The history of social justice in the United States is one of sputtering starts and stops. But the overall arc has always led to greater justice, greater equity. The idea of a Black woman sitting on the land's highest court would not have been fantasy to the Framers: it would have literally been unthinkable. Constitutional literalists aver that the Constitution is not a living document, and that we must adhere to the strictures of its writers. This is, of course, hogwash, and the fact that it's hogwash is made plain by the fact that this "dead" document has been amended twenty-seven times. But it's more than that; the three examples I cite at the beginning of this essay show that the text of the Constitution is open to all sorts of interpretation. Where in the Constitution does it say that citizenship is limited to only white men? Where in the Constitution does it state that discrimination is legal? Where in the Constitution does one get the rationale that parts of the Voting Rights Act are unconstitutional? Nowhere in the text. This is all interpretation. 

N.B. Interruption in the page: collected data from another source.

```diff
@@ -634,11 +647,13 @@
 static inline const float* grad_slabs(const tbnn_ctx* h) { return (h->shard && !is_wide(h)) ? h->grow : h->slabs; }
 static inline int grad_nslab(const tbnn_ctx* h) { return h->shard ? 1 : h->nslab; }
 
+static inline bool theta_direct(const tbnn_ctx* h) { return h->ops && h->ops->theta_slots; }
 static int launch_fwd_bwd(tbnn_ctx* h, const float* q, const float* eta, const StepCtl* ctl = nullptr, int t = 0) {
     const float* img = nullptr;
     const int C = h->C;
-    const long imgS = h->img_floats, slabS = (long)h->nslab * h->pitch;
-    if (h->imgmap) {
+    const long imgS = theta_direct(h) ? (long)h->nd.P : (long)h->img_floats, slabS = (long)h->nslab * h->pitch;
+    if (theta_direct(h)) img = q;
+    else if (h->imgmap) {
         if (q == h->q && h->q_img_valid) img = h->qimg;
         else {
             hipLaunchKernelGGL(k_make_image, dim3((h->nd.P + 255) / 256, C), dim3(256), 0, h->stream, h->nd.P, q, h->imgmap, h->qimg_cur, (long)h->nd.P, imgS);
@@ -693,11 +708,12 @@
     HIPCHK(hipGetLastError());
     return 0;
 }
-static void launch_update(tbnn_ctx* h, int mode, float eps, const float* eta, float* q, float* g, const StepCtl* ctl = nullptr, int t = 0) {
+static void launch_update(tbnn_ctx* h, int mode, float eps, const float* eta, float* q, float* g, const StepCtl* ctl = nullptr, int t = 0,
+                          bool want_image = false) {
     const bool big = h->nd.P >= UPD_BIG_P;
     const int ucols = big ? UPD_COLS_BIG : UPD_COLS;
     const int gx = (h->pitch / 4 + ucols - 1) / ucols;
-    const bool img = h->imgmap && q == h->q;
+    const bool img = h->imgmap && q == h->q && (want_image || !theta_direct(h));
     float* gd = g == h->g_cur ? h->gd_cur : (g == h->g ? h->gd : nullptr);
     if (big)
         hipLaunchKernelGGL((k_update<UPD_COLS_BIG, UPD_GROUPS_BIG>), dim3(gx, h->C), dim3(UPD_COLS_BIG, UPD_GROUPS_BIG), 0, h->stream, h->nd, mode, eps, eta,
@@ -1140,9 +1156,9 @@
     if (rc) return rc;
     if (d_trace && cached) hipLaunchKernelGGL(k_trace_logp_cur, dim3(1), dim3(64), 0, h->stream, (const Scal*)h->sc, d_trace);
     hipLaunchKernelGGL(k_begin, dim3(1, h->C), dim3(1024), 0, h->stream, nd, d_p0, d_logu, h->epoch, h->key0, h->key1, h->p, h->sc, h->seed_hi);
-    launch_update(h, UPD_FIRST, eps, h->eta, h->q, h->g, ctl, 0);
     const bool traj = h->traj && !d_trace && L >= 1 && h->ops && h->ops->family == TBNN_FAMILY_NARROW && h->ops->traj && h->n <= h->ops->traj_max_rows &&
                       !h->shard;
+    launch_update(h, UPD_FIRST, eps, h->eta, h->q, h->g, ctl, 0, traj);
     h->last_path = traj ? "trajectory" : "per-step";
     if (traj) {
         hipEvent_t ea = nullptr, eb = nullptr;
@@ -1454,9 +1470,10 @@
     Buf<unsigned long long> d;
     HIPCHK(d.alloc(16));
     HIPCHK(hipMemset(d, 0, 16 * sizeof(unsigned long long)));
-    hipLaunchKernelGGL(k_make_image, dim3((h->nd.P + 255) / 256), dim3(256), 0, h->stream, h->nd.P, h->q_cur, h->imgmap, h->qimg_cur);
+    if (!theta_direct(h))
+        hipLaunchKernelGGL(k_make_image, dim3((h->nd.P + 255) / 256), dim3(256), 0, h->stream, h->nd.P, h->q_cur, h->imgmap, h->qimg_cur);
     for (int rep = 0; rep < 3; ++rep)
-        if (narrow_launch_stamped(h->ops, h->grid, h->stream, h->nd, h->qimg_cur, h->eta, h->dX, h->dY, h->n, h->slabs, h->pitch, h->pstat, d))
+        if (narrow_launch_stamped(h->ops, h->grid, h->stream, h->nd, theta_direct(h) ? (const float*)h->q_cur : (const float*)h->qimg_cur, h->eta, h->dX, h->dY, h->n, h->slabs, h->pitch, h->pstat, d))
             return fail(-2, "debug_stamps: launch failed");
     HIPCHK(hipStreamSynchronize(h->stream));
     HIPCHK(hipMemcpy(out5, d, 16 * sizeof(uint64_t), hipMemcpyDeviceToHost));
```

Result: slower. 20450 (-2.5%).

Justice Jackson's confirmation is a great victory, a hard battle fought and won. And those who opposed her have dressed themselves in ignominy. But make no mistake: This is a battle won, not a war brought to a close. As we've seen over the past year, there are forces in this country which want to undo every advancement since the 1950s. These forces wish to roll back the pluralistic society into which we've evolved. They wish to create an ancient paradise which never existed. They want to enshrine a "benevolent" white paterfamilias lovingly looking over his nuclear family, with a white wife who obeys meekly, and white children who honor their father and mother. Everyone else can exist in this country on sufferance, on the condition that they accept their secondary status. (Of course some, like gay people, will have to be dealt with more harshly.) This is the war we're fighting, and there's no getting around it. 

But it's a war we can win. For all the setbacks we've suffered, it's a war we are winning. If we weren't winning this war, the blowback wouldn't be this fierce. Remember that when you're dejected, when you feel as if the world is closing in: we are winning. But we can't let up. We can't look at a battle won as the end of the struggle. Because the struggle never ends in this fallen world. Progress is always tentative, always fragile, and always has to be defended, sometimes with one's life. 

Congratulations to Associate Justice of the Supreme Court of the United States Ketanji Brown Jackson. You will inspire millions. And we will work to make sure that inspiration continues to bend history's arc towards justice.